Task goal: Transcribe only part of the material below: the lines from the one containing "if (e_first <" through the one containing "const bool v0", inclusive, exactly as written.

Dataset:
@@ -582,8 +627,9 @@
         }
     }
     const NodeQ me = make_nodeq(o0, o1, o2, o3, o4);
-    lds_store_record(tile, uint32_t(tid), me);
-    lds_store_record(tile, uint32_t(kTile + tid), make_nodeq(g0, g1, g2, g3, g4));
+    lds_put_rec<SLIM>(tile, uint32_t(tid), me);
+    const uint32_t hslot = (SLIM && tid >= kTileCap4 - kTile) ? uint32_t(tid) : uint32_t(kTile + tid);
+    lds_put_rec<SLIM>(tile, hslot, make_nodeq(g0, g1, g2, g3, g4));
     if (hid2 >= 0) lds_store_record(tile, uint32_t(kTile + kBlock + tid), load_and_derive(q, stride, hid2));
 
     const FluxC fm_pre = flux_contribution(me);
@@ -642,6 +688,37 @@
         if (e_first < tl_e) { tl_r0 = tp.rec[3 * int64_t(e_first)]; tl_r1 = tp.rec[3 * int64_t(e_first) + 1]; tl_r2 = tp.rec[3 * int64_t(e_first) + 2]; }
     }
     double r0 = 0.0, r1 = 0.0, r2 = 0.0, r3 = 0.0, r4 = 0.0, sfv = 0.0;
+#define MGCFD_ROW_ONE()                                                                                      \
+    do {                                                                                                     \
+            const uint32_t s0 = e0.code & kT16SlotMask;                                                      \
+            const bool v0 = s0 != kT16Pad;                                                                   \
+            const NodeQ n0 = lds_get_record80(tile, v0 ? s0 : uint32_t(tid));                              \
+            const Flux5 f0 = edge_flux<LOADK>(me, fm_pre, n0, e0);                                           \
+            if (ACC) {                                                                                       \
+                a0 = v0 ? a0 + f0.d : a0;   a1 = v0 ? a1 + f0.mx : a1;   a2 = v0 ? a2 + f0.my : a2;          \
+                a3 = v0 ? a3 + f0.mz : a3;  a4 = v0 ? a4 + f0.en : a4;                                       \
+            } else {                                                                                         \
+                a0 += f0.d; a1 += f0.mx; a2 += f0.my; a3 += f0.mz; a4 += f0.en;                              \
+            }                                                                                                \
+    } while (0)
+    if (SLIM) {
+        int32_t r = 0;
+        for (; r + 1 < n_int; r++) {
+            const EdgeRow e1n = load_row<LOADK>(nbr16, w, row0 + r + 1, lane);
+            MGCFD_ROW_ONE();
+            e0 = e1n;
+        }
+        if (FUSE) {
+            if (ROLE == 0) {
+                r0 = me.rho; r1 = me.mx; r2 = me.my; r3 = me.mz; r4 = me.en;
+            } else {
+                r0 = fs.old_variables[i]; r1 = fs.old_variables[stride + i]; r2 = fs.old_variables[2 * stride + i];
+                r3 = fs.old_variables[3 * stride + i]; r4 = fs.old_variables[4 * stride + i];
+            }
+            sfv = (ROLE == 0 ? fs.volumes : fs.step_factors)[i];
+        }
+        if (r < n_int) MGCFD_ROW_ONE();
+    } else
     {
         int32_t r = 0;
         if (IDXW) {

Exercise answer:
         if (e_first < tl_e) { tl_r0 = tp.rec[3 * int64_t(e_first)]; tl_r1 = tp.rec[3 * int64_t(e_first) + 1]; tl_r2 = tp.rec[3 * int64_t(e_first) + 2]; }
     }
     double r0 = 0.0, r1 = 0.0, r2 = 0.0, r3 = 0.0, r4 = 0.0, sfv = 0.0;
+#define MGCFD_ROW_ONE()                                                                                      \
+    do {                                                                                                     \
+            const uint32_t s0 = e0.code & kT16SlotMask;                                                      \
+            const bool v0 = s0 != kT16Pad;                                                                   \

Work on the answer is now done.